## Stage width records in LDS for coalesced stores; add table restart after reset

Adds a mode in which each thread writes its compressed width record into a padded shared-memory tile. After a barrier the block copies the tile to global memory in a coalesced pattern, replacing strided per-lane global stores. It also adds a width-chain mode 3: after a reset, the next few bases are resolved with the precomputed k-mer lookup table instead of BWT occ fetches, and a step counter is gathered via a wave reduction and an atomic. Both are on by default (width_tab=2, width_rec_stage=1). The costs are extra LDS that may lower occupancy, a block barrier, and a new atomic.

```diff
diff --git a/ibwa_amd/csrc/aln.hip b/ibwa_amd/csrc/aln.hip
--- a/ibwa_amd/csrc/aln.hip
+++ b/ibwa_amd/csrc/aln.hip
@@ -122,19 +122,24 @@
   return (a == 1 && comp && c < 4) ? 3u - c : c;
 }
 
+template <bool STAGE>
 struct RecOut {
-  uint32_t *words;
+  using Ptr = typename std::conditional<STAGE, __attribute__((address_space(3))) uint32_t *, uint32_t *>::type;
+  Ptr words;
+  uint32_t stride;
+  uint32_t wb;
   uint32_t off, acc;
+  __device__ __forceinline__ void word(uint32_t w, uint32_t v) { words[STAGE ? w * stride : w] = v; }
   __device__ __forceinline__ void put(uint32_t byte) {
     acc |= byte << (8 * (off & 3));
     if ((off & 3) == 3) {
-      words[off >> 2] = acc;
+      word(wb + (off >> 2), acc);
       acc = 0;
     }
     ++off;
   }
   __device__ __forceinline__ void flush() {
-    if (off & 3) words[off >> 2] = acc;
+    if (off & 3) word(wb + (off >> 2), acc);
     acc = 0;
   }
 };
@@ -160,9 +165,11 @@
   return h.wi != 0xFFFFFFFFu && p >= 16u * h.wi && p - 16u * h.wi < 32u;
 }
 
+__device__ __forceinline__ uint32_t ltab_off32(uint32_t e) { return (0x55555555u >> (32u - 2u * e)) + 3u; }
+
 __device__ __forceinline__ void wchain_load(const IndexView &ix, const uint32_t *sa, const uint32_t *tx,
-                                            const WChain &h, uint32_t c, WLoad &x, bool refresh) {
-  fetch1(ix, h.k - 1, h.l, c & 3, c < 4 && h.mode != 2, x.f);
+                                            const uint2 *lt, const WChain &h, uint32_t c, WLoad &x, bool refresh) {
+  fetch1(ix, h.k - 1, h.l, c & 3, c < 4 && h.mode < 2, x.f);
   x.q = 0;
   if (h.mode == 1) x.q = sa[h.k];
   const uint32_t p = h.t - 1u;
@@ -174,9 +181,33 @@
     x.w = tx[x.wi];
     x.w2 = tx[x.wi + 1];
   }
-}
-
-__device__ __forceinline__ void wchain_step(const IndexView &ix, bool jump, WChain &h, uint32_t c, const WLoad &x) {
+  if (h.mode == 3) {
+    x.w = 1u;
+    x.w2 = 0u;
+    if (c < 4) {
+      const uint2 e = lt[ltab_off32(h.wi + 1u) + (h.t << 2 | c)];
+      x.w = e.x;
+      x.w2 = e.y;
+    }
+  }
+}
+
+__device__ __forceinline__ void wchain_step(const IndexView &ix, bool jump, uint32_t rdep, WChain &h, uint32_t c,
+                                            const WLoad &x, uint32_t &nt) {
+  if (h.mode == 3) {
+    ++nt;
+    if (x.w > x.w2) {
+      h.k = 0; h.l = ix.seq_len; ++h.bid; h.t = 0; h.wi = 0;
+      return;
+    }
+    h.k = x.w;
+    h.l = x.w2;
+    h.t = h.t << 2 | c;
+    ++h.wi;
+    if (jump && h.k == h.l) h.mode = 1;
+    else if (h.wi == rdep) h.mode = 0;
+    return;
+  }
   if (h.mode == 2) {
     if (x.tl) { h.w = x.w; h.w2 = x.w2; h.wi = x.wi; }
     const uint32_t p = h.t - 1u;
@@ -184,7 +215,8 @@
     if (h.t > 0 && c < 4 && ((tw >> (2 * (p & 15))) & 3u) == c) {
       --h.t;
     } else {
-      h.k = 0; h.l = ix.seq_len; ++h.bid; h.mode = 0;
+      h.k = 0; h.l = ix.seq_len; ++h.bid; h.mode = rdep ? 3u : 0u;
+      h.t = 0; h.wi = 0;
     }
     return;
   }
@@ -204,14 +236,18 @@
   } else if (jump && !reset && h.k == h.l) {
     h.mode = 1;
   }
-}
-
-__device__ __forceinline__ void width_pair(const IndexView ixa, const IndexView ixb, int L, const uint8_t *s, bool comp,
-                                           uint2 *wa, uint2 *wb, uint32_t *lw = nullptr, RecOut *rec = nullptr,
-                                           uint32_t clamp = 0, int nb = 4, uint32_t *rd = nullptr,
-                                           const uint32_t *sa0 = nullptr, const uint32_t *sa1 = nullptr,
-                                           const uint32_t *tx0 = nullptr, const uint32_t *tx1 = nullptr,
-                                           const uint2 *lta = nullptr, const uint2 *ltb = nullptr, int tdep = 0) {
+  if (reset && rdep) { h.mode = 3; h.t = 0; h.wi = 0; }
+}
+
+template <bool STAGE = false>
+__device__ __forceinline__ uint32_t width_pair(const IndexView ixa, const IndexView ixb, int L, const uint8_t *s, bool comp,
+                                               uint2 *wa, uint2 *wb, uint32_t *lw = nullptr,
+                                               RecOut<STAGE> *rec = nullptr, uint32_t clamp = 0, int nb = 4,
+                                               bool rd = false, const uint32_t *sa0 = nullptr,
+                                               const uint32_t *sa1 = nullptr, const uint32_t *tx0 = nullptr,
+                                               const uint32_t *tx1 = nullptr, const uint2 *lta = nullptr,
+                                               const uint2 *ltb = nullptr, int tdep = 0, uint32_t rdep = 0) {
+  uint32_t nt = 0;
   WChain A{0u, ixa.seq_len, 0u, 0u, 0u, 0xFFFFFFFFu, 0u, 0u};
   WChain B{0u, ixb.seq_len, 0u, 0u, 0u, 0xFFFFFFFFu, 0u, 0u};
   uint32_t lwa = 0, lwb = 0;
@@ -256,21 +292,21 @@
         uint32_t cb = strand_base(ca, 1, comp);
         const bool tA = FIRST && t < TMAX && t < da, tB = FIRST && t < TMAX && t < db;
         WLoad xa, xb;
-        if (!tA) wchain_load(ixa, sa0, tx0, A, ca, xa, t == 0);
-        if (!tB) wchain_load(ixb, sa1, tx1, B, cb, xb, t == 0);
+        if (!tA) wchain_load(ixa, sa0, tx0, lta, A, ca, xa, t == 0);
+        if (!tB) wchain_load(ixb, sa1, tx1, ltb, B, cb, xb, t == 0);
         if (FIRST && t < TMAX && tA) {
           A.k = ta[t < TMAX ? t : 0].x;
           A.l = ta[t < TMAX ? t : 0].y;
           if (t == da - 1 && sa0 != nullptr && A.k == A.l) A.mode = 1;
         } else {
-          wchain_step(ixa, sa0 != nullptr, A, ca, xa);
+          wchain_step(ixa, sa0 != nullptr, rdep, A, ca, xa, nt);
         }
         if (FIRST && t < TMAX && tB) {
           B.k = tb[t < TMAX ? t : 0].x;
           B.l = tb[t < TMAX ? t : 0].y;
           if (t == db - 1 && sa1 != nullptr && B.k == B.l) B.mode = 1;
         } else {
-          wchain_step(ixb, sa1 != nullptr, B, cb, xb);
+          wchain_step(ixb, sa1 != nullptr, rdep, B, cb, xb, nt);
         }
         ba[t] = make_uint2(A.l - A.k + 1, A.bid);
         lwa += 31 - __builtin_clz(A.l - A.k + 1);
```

──────

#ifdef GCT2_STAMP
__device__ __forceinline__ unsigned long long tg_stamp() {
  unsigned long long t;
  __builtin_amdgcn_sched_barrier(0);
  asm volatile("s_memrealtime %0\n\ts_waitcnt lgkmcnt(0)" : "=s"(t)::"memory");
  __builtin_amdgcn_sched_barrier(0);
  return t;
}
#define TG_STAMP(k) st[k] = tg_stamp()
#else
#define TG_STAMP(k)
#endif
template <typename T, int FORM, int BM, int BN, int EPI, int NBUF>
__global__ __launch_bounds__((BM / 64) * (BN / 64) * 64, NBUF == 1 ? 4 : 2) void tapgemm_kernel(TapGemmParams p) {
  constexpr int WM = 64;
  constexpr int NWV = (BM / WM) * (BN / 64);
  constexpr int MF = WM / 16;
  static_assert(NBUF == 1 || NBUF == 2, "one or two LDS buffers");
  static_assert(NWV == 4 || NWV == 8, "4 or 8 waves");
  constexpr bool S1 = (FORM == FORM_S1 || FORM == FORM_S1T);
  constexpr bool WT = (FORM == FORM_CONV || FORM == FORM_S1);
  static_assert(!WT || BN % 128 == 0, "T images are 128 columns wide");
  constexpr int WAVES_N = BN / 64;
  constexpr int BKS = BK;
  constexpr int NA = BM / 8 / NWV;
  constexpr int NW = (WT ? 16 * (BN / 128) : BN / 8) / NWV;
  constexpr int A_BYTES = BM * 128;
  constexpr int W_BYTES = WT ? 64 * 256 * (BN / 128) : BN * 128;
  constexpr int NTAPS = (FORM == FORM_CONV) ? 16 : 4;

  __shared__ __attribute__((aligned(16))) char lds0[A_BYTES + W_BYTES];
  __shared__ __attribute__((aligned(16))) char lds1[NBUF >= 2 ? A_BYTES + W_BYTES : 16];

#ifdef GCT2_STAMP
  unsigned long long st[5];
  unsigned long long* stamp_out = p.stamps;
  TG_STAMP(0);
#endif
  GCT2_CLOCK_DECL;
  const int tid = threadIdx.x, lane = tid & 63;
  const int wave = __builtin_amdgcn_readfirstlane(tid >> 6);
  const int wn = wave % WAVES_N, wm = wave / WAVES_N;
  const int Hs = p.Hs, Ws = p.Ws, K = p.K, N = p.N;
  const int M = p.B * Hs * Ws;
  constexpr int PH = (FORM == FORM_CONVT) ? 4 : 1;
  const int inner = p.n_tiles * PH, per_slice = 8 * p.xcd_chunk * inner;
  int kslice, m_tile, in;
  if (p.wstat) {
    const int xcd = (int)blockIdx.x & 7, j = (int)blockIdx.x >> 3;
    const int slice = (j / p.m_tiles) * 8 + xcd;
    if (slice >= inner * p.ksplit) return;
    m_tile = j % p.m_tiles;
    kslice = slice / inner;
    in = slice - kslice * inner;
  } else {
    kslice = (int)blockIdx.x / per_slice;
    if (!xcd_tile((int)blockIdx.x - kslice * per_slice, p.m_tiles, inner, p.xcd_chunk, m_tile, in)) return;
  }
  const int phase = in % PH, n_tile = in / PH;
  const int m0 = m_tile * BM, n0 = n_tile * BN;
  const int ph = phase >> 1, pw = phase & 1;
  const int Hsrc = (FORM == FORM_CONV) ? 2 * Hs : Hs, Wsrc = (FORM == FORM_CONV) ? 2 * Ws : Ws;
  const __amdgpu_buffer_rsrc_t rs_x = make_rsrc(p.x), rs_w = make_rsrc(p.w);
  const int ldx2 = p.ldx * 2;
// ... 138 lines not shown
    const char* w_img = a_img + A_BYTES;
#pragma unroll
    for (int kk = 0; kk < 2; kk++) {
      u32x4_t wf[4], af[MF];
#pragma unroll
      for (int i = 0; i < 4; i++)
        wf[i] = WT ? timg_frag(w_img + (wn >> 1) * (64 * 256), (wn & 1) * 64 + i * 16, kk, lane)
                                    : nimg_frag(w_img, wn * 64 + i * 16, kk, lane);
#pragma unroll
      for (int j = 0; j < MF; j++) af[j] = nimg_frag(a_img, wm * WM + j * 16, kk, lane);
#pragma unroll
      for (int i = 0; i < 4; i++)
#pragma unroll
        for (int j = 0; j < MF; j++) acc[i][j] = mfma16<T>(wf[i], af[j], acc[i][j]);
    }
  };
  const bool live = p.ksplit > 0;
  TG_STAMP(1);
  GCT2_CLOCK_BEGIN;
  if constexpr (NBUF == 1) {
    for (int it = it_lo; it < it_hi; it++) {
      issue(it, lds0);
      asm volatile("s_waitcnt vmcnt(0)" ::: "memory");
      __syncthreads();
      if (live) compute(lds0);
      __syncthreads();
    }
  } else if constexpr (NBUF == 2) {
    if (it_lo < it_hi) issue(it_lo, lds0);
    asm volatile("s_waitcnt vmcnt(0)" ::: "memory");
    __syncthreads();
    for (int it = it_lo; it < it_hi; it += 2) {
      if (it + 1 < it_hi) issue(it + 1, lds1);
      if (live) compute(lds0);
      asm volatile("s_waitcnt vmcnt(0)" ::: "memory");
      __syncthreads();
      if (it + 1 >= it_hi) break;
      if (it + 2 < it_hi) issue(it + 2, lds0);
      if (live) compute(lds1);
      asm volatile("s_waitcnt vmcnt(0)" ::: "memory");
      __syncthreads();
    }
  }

──────

**PROBLEM:**
Scan the data for the word "jump" and copy every line where it shows up.

**RESULT BELOW:**
-__device__ __forceinline__ void wchain_step(const IndexView &ix, bool jump, WChain &h, uint32_t c, const WLoad &x) {
+__device__ __forceinline__ void wchain_step(const IndexView &ix, bool jump, uint32_t rdep, WChain &h, uint32_t c,
+    if (jump && h.k == h.l) h.mode = 1;
   } else if (jump && !reset && h.k == h.l) {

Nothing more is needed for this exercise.